Wherever "stepc" shows up in the records below, copy the whole line.

● **Dataset entries**:
****

template <int SPW, int U, int KW, int PHASE>
__global__ void __launch_bounds__(FINISH_BLOCK)
finish_kernel(ReadsView R, KmerSetView S, const ScreenRec *__restrict__ recs, uint32_t rec_cap, const uint32_t *__restrict__ rec_counts,
              uint32_t n_lists, uint32_t screen_block, uint32_t *__restrict__ bits, unsigned long long *__restrict__ partials, uint32_t *__restrict__ cand)
{
    __shared__ uint32_t s_pre[EXACT_MAX_GRID + 1];
    __shared__ uint32_t s_tot[2];
    {
        uint32_t c[4], sum = 0;
#pragma unroll
        for (int j = 0; j < 4; j++) { const uint32_t i = threadIdx.x * 4 + j; c[j] = i < n_lists ? rec_counts[i] : 0u; sum += c[j]; }
        uint32_t incl = sum;
#pragma unroll
        for (int o = 1; o < 64; o <<= 1) { const uint32_t t = __shfl_up(incl, o); if ((threadIdx.x & 63) >= (uint32_t)o) incl += t; }
        __shared__ uint32_t s_wave[FINISH_BLOCK / 64];
        if ((threadIdx.x & 63) == 63) s_wave[threadIdx.x >> 6] = incl;
        if (threadIdx.x < 2) s_tot[threadIdx.x] = 0;
        __syncthreads();
        uint32_t base = incl - sum;
        for (uint32_t w = 0; w < (threadIdx.x >> 6); w++) base += s_wave[w];
#pragma unroll
        for (int j = 0; j < 4; j++) { const uint32_t i = threadIdx.x * 4 + j; if (i <= n_lists) s_pre[i] = base; base += c[j]; }
        __syncthreads();
    }
    const uint32_t total = s_pre[n_lists];
    constexpr int NSAMP = U * 4 * SPW, SPP = 4 * SPW;
    const int k = S.k;
    const uint32_t smask = S.smask;
    const bool fast = R.len_magic32 != 0;
    const uint64_t chunk_bases = (uint64_t)screen_block * U * 64;
    const uint64_t mask_lo = (KW == 1 && k < 32) ? (1ULL << (2 * k)) - 1 : ~0ULL;
    const uint64_t mask_hi = KW == 2 ? (1ULL << (2 * k - 64)) - 1 : 0;
    const uint32_t n_adj = (uint32_t)((S.k - S.s + S.stride - 1) / S.stride) + 1;
    const uint32_t run_span = (uint32_t)S.s + (n_adj - 1) * (uint32_t)S.stride;
    uint32_t run_ok = 0;
    for (int i = 0; i < NSAMP; i++) if ((uint32_t)(i % SPP) + n_adj <= (uint32_t)SPP) run_ok |= 1u << (NSAMP - 1 - i);
    uint32_t n_pass = 0, n_items = 0;
    uint32_t pend_old = 0, pend_bit = 0;
    auto load_rec = [&](uint32_t ri) -> ScreenRec {
        uint32_t lo = 0, hi = n_lists;
        while (hi - lo > 1) { const uint32_t mid = (lo + hi) >> 1; if (s_pre[mid] <= ri) lo = mid; else hi = mid; }
        return recs[(size_t)lo * rec_cap + (ri - s_pre[lo])];
    };
    const uint32_t stride_r = gridDim.x * FINISH_BLOCK;
    uint32_t ri = blockIdx.x * FINISH_BLOCK + threadIdx.x;
    const ScreenRec no_rec{0xFFFFFFFFu, 0xFFFFFFFFu, 0, 0};
    ScreenRec rec_next = no_rec;
    if (ri < total) rec_next = load_rec(ri);
    for (uint32_t base = blockIdx.x * FINISH_BLOCK; base < total; base += stride_r, ri += stride_r) {
        const ScreenRec rec = rec_next;
        rec_next = no_rec;
        if (ri + stride_r < total) rec_next = load_rec(ri + stride_r);
        const uint64_t cb = (uint64_t)rec.chunk * chunk_bases;
        uint64_t rq = 0; uint32_t rrem = 0;
        if (fast) { rq = __umul64hi(cb, R.len_magic); rrem = (uint32_t)(cb - rq * R.uniform_len); }
        uint32_t m = rec.hitmask;
        uint32_t runs = m & run_ok;
        for (uint32_t j = 1; j < n_adj; j++) runs &= m << j;
        if (PHASE == 0 && SPW == 1 && KW == 2 && fast) {
            const uint32_t nb_chunk = __shfl_down(rec.chunk, 1), nb_tid = __shfl_down(rec.tid, 1), nb_mask = __shfl_down(rec.hitmask, 1);
            const bool nb = (threadIdx.x & 63) != 63 && nb_chunk == rec.chunk && nb_tid == rec.tid + 1 && rec.hitmask != 0;
            runs = 0;
#pragma unroll
            for (int u = 0; u < U; u++) {
                const int sh = 4 * (U - 1 - u);
                const uint32_t e = (((rec.hitmask >> sh) & 15u) << 4) | (nb ? (nb_mask >> sh) & 15u : 0u);
                uint32_t re = e;
                for (uint32_t j = 1; j < n_adj; j++) re &= e << j;
                runs |= ((re >> 4) & 15u) << sh;
            }
        }
        uint32_t lf_runs = 0; bool lf = false;
        if (PHASE == 0 && SPW == 1) {
            const uint32_t lc = __shfl_up(rec.chunk, 1), lt = __shfl_up(rec.tid, 1);
            lf_runs = __shfl_up(runs, 1);
            lf = (threadIdx.x & 63) != 0 && lc == rec.chunk && lt + 1 == rec.tid;
        }
        if (PHASE == 0) m = runs; else runs = 0;
        uint64_t passed_r = ~0ULL, passed_r2 = ~0ULL;
        while (m) {
            bool is_run = false, got = false; uint64_t g0 = 0, r = 0;
            constexpr int NKW = KW == 1 ? 3 : 5;
            uint32_t raw[NKW];
            while (m) {
                is_run = PHASE == 0;
                const int bit = 31 - __clz(m);
                m &= ~(1u << bit);
                const int idx = NSAMP - 1 - bit;
                const int sj = idx % SPW, sq = (idx / SPW) & 3, su = idx / (4 * SPW);
                const uint32_t off = ((((uint32_t)su * screen_block + rec.tid) * 4 + sq) << 4) + (uint32_t)sj * 8;
                g0 = cb + off;
                const uint32_t span = is_run ? run_span : (uint32_t)S.s;
                if (fast) {
                    const uint32_t t = rrem + off;
                    const uint32_t dq = __umulhi(t, R.len_magic32);
                    const uint32_t offr = t - dq * R.uniform_len;
                    if (offr + span > R.uniform_len || g0 + span > R.total_bases) continue;
// ... 177 lines not shown
        slot = (slot + 1) & stab_mask;
    }
}
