# marcelm/cutadapt

Hardware: NVIDIA H100
Metric: reads/sec (150bp SE, 1 adapter, e=0.1) (higher is better)
Workload: dtype u8

## Files before the change

### cutadapt_b200/csrc/cg_api.cu

```cuda
#include <cuda_runtime.h>
#include <stdio.h>
#include <stdlib.h>
#include <string.h>

#include <algorithm>
#include <chrono>
#include <map>
#include <string>
#include <vector>

#include "../../include/cutadapt_b200.h"
#include "cg_hostpack.h"
#include <array>

#include "cg_gzip_core.cuh"
#include "cg_kernels.cuh"
#include "cg_jit.h"
#include "cg_setbuild.h"

static_assert(sizeof(cg_match) == 32 && sizeof(cg_match_rec) == 32, "cg_match must be 32 bytes");
static_assert(sizeof(CgAdapter) == 80 && sizeof(CgEntry) == 32 && sizeof(CgGroup) == 32 &&
                  sizeof(CgSetHeader) == 80, "table layout");

static thread_local std::string g_err;

static int fail(int code, const std::string &msg)
{
    g_err = msg;
    return code;
}
static int cuda_fail(cudaError_t e, const char *what)
{
    char buf[256];
    snprintf(buf, sizeof buf, "CUDA error in %s: %s", what, cudaGetErrorString(e));
    g_err = buf;
    return e == cudaErrorMemoryAllocation ? CG_ENOMEM : CG_ECUDA;
}
#define CU(x)                                                  \
    do {                                                       \
        cudaError_t _e = (x);                                  \
        if (_e != cudaSuccess) return cuda_fail(_e, #x);       \
    } while (0)

extern "C" int cg_version(void) { return CG_ABI_VERSION; }
extern "C" const char *cg_last_error(void) { return g_err.c_str(); }

template <class T> struct DevBuf {
    T *p = nullptr;
    size_t cap = 0;
    int ensure(size_t n)
    {
        if (n <= cap) return CG_OK;
        if (p) cudaFree(p);
        p = nullptr; cap = 0;
        size_t want = n + n / 4 + 64;
        cudaError_t e = cudaMalloc((void **)&p, want * sizeof(T));
        if (e != cudaSuccess) return cuda_fail(e, "cudaMalloc");
        cap = want;
        return CG_OK;
    }
    void release() { if (p) cudaFree(p); p = nullptr; cap = 0; }
};
template <class T> struct PinBuf {
    T *p = nullptr;
    size_t cap = 0;
    int ensure(size_t n)
    {
        if (n <= cap) return CG_OK;
        if (p) cudaFreeHost(p);
        p = nullptr; cap = 0;
        size_t want = n + n / 4 + 64;
        cudaError_t e = cudaMallocHost((void **)&p, want * sizeof(T));
        if (e != cudaSuccess) return cuda_fail(e, "cudaMallocHost");
        cap = want;
        return CG_OK;
    }
    void release() { if (p) cudaFreeHost(p); p = nullptr; cap = 0; }
};
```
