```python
if __name__ == "__main__":
    print(build(force="--force" in sys.argv, verbose="-v" in sys.argv))
```

### marl_gym_pybullet_drones_b200/csrc/bd_step_tile.cuh

```cuda
#pragma once
#include "bd_device.cuh"

namespace bd {

template <int A>
struct TileIn {
  float4 s0, s1, s2, s3;
  float4 act;
  int stepc;
  float ep_ret;
};

template <int A, bool HINT = false>
__device__ __forceinline__ void load_state(const Params<float>& P, long long g, int env, bool active, TileIn<A>& in,
                                           const L2Hints& h = L2Hints{}) {
  if (active) {
    if constexpr (HINT) {
      in.s0 = ld_hint(P.s0 + g, h.state); in.s1 = ld_hint(P.s1 + g, h.state);
      in.s2 = ld_hint(P.s2 + g, h.state); in.s3 = ld_hint(P.s3 + g, h.state);
      in.stepc = ld_hint(P.stepc + env, h.state);
      in.ep_ret = P.ep_ret != nullptr ? ld_hint(P.ep_ret + env, h.state) : 0.f;
    } else {
      in.s0 = P.s0[g]; in.s1 = P.s1[g]; in.s2 = P.s2[g]; in.s3 = P.s3[g];
      in.stepc = P.stepc[env];
      in.ep_ret = P.ep_ret != nullptr ? P.ep_ret[env] : 0.f;
    }
  } else {
    in.s0 = in.s1 = in.s2 = in.s3 = make_float4(0.f, 0.f, 0.f, 0.f);
    in.s1.z = 1.0f;
    in.stepc = 0;
    in.ep_ret = 0.f;
  }
}
template <int A, bool HINT = false>
__device__ __forceinline__ void load_action(const Params<float>& P, long long g, bool active, TileIn<A>& in,
                                            const L2Hints& h = L2Hints{}) {
  if (active) {
    if constexpr (HINT) {
      if constexpr (A == 4) in.act = ld_hint(reinterpret_cast<const float4*>(P.actions) + g, h.once);
      else in.act = make_float4(ld_hint(reinterpret_cast<const float*>(P.actions) + g, h.once), 0.f, 0.f, 0.f);
    } else {
      if constexpr (A == 4) in.act = reinterpret_cast<const float4*>(P.actions)[g];
      else in.act = make_float4(reinterpret_cast<const float*>(P.actions)[g], 0.f, 0.f, 0.f);
    }
  } else {
    in.act = make_float4(0.f, 0.f, 0.f, 0.f);
  }
}
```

****

● **Response**:
  int stepc;
      in.stepc = ld_hint(P.stepc + env, h.state);
      in.stepc = P.stepc[env];
    in.stepc = 0;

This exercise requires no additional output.